• [RECORDS SUPPLIED]:
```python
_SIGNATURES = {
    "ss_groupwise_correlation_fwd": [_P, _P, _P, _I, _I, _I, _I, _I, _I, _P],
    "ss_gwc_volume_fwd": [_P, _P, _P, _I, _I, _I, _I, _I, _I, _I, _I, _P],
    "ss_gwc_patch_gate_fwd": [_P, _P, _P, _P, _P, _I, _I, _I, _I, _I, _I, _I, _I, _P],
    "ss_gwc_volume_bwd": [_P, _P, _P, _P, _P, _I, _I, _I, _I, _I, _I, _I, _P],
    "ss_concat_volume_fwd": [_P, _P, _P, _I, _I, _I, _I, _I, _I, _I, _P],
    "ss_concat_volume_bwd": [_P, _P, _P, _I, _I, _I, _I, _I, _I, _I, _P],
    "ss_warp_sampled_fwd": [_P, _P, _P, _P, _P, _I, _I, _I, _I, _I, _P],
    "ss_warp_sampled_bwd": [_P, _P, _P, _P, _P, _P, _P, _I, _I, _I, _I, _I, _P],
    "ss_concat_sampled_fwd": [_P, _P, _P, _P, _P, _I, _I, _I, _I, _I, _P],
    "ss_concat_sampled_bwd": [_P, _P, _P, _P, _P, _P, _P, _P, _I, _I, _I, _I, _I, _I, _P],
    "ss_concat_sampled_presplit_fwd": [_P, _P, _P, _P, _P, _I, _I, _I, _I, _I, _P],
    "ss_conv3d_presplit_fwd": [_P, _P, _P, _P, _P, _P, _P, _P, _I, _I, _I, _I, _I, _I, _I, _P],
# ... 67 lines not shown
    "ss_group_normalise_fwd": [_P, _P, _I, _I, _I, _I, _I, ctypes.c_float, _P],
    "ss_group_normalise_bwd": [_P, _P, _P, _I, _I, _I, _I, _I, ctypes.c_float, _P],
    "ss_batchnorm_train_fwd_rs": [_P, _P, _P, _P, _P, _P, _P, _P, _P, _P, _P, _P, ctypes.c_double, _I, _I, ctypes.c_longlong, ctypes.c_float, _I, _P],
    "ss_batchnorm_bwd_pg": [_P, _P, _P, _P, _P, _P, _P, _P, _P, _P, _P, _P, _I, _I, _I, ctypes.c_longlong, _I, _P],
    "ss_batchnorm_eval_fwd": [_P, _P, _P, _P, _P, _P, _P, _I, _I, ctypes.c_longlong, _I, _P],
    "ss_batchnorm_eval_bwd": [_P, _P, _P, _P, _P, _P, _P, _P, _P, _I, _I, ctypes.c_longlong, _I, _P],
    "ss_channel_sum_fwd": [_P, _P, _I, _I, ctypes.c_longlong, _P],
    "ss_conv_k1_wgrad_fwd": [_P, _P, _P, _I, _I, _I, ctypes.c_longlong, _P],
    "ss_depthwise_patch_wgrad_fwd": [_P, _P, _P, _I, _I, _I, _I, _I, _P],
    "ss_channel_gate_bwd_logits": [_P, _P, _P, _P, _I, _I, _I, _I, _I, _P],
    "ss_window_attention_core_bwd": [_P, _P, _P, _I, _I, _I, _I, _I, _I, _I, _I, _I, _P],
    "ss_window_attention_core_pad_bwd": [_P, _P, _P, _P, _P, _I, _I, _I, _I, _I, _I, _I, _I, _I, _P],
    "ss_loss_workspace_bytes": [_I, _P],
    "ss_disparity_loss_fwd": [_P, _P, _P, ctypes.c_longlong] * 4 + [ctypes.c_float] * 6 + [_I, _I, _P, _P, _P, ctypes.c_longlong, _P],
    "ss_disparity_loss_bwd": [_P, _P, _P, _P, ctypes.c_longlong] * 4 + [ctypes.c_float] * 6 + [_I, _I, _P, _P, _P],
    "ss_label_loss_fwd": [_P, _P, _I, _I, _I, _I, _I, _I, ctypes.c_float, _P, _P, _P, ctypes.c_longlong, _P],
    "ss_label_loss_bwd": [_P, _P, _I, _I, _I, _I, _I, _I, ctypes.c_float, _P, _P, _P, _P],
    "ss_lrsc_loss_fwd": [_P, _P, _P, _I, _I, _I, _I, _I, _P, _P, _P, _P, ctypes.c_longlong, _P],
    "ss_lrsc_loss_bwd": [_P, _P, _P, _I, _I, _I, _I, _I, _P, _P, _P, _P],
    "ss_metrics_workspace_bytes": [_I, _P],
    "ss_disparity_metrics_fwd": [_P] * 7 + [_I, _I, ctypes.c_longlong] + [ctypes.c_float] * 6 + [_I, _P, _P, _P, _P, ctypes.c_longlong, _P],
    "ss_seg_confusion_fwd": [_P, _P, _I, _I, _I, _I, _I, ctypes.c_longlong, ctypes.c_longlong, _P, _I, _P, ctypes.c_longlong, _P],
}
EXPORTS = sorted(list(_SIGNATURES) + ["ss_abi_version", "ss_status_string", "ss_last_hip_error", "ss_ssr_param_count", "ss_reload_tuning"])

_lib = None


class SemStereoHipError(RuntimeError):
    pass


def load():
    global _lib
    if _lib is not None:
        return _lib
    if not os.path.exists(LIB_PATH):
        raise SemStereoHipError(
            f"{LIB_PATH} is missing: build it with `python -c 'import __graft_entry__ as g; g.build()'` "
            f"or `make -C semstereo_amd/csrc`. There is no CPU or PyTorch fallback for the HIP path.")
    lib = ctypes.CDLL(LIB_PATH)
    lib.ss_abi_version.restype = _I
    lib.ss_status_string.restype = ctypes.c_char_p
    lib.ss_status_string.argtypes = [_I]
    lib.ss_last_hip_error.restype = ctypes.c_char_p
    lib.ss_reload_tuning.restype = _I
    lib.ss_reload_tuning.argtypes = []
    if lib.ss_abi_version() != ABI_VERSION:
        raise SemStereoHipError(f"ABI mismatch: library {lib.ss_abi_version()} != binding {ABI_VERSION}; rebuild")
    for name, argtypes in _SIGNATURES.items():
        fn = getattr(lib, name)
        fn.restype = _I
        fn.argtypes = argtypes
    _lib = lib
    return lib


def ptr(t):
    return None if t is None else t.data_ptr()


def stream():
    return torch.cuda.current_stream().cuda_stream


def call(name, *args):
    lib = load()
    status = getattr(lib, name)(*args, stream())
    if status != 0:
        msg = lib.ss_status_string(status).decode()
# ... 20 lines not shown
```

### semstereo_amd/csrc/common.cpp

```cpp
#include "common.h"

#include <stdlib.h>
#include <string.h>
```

==

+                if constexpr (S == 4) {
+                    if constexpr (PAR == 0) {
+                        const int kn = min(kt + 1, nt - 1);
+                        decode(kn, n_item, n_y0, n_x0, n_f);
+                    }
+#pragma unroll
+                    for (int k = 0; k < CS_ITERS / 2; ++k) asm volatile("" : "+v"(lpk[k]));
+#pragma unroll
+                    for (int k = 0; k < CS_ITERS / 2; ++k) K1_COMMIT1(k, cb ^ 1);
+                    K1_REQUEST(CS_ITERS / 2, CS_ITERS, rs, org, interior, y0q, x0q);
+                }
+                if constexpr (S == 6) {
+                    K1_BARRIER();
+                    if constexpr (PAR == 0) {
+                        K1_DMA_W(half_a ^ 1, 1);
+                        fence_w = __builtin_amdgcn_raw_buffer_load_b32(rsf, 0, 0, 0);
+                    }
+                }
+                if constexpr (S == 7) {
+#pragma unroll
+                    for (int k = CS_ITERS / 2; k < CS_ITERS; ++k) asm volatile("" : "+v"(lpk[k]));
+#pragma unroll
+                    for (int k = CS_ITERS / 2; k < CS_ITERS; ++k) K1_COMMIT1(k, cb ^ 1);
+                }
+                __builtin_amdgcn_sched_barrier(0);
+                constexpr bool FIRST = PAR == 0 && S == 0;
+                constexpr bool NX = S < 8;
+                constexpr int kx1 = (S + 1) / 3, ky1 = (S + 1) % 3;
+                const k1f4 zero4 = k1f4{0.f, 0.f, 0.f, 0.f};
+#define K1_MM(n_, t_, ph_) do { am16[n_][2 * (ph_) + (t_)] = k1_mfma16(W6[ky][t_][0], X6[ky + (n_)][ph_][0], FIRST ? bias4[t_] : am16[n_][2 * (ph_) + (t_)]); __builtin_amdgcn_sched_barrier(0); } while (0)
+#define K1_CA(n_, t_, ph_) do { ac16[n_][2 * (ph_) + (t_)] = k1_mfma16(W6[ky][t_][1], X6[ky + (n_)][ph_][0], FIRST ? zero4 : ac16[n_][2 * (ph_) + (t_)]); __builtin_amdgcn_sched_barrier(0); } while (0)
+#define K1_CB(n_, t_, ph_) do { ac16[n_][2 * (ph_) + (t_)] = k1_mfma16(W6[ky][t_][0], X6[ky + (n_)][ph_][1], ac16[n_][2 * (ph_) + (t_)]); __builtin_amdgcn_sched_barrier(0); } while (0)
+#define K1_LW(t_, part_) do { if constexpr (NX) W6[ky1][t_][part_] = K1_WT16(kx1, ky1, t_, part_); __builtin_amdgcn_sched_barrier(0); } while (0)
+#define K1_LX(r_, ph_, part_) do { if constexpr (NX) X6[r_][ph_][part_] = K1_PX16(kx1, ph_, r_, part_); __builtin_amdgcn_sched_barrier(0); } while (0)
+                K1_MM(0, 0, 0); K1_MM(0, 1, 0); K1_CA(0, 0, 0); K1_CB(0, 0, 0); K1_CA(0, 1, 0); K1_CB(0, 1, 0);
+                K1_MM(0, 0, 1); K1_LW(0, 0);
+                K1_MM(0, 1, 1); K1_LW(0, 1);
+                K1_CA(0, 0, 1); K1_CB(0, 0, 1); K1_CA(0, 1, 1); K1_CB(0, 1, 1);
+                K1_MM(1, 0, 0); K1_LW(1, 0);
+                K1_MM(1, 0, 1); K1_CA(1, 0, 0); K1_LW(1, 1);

* * *

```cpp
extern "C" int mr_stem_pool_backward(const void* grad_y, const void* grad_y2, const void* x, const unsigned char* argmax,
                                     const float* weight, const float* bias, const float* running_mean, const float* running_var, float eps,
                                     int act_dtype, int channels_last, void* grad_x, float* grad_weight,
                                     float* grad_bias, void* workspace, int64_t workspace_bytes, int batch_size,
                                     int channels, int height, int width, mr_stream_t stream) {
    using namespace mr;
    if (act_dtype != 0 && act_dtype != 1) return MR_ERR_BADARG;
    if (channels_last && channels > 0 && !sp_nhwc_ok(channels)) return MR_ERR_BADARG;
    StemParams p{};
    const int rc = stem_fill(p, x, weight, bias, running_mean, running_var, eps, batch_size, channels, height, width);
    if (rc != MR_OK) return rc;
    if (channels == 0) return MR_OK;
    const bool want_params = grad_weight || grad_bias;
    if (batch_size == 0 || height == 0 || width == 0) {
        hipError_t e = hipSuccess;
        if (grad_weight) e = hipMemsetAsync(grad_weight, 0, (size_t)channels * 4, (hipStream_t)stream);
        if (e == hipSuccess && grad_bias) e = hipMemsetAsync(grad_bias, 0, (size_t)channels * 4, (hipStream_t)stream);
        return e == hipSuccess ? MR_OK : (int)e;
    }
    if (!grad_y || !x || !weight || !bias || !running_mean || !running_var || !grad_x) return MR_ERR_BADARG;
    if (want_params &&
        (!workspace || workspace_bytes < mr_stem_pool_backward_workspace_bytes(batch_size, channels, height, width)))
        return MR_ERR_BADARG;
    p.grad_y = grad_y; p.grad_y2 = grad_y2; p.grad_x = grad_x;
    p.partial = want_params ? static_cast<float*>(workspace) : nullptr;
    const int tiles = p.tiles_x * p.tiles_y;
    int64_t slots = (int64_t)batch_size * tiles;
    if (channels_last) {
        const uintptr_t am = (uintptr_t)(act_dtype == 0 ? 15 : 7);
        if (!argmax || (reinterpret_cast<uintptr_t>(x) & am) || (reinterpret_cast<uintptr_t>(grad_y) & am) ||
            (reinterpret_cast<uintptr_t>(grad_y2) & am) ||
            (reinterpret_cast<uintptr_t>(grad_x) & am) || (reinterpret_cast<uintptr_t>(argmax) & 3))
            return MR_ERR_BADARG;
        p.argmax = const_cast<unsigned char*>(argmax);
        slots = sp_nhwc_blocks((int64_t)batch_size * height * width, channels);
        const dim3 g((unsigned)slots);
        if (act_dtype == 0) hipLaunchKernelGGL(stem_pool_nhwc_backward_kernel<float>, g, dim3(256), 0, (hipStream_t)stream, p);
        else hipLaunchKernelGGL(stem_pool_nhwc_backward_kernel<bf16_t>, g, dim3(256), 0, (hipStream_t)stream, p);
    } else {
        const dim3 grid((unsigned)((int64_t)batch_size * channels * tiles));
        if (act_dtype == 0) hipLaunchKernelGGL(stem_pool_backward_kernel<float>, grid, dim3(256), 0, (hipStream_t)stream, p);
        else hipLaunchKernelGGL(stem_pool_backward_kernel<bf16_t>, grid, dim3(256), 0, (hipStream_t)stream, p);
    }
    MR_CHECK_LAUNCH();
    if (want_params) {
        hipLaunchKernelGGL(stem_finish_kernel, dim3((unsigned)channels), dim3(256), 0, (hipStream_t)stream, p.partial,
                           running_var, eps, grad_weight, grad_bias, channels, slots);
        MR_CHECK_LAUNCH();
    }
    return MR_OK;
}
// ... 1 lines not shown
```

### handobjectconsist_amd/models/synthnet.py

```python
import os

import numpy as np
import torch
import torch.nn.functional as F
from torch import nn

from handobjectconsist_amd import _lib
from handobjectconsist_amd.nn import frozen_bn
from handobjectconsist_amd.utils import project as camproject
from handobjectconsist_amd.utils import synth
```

• [WORK REQUEST]: For this exercise, find all lines in the records containing the word "common" and copy them.

• [OUTPUT OF THE EXERCISE]:
### semstereo_amd/csrc/common.cpp
#include "common.h"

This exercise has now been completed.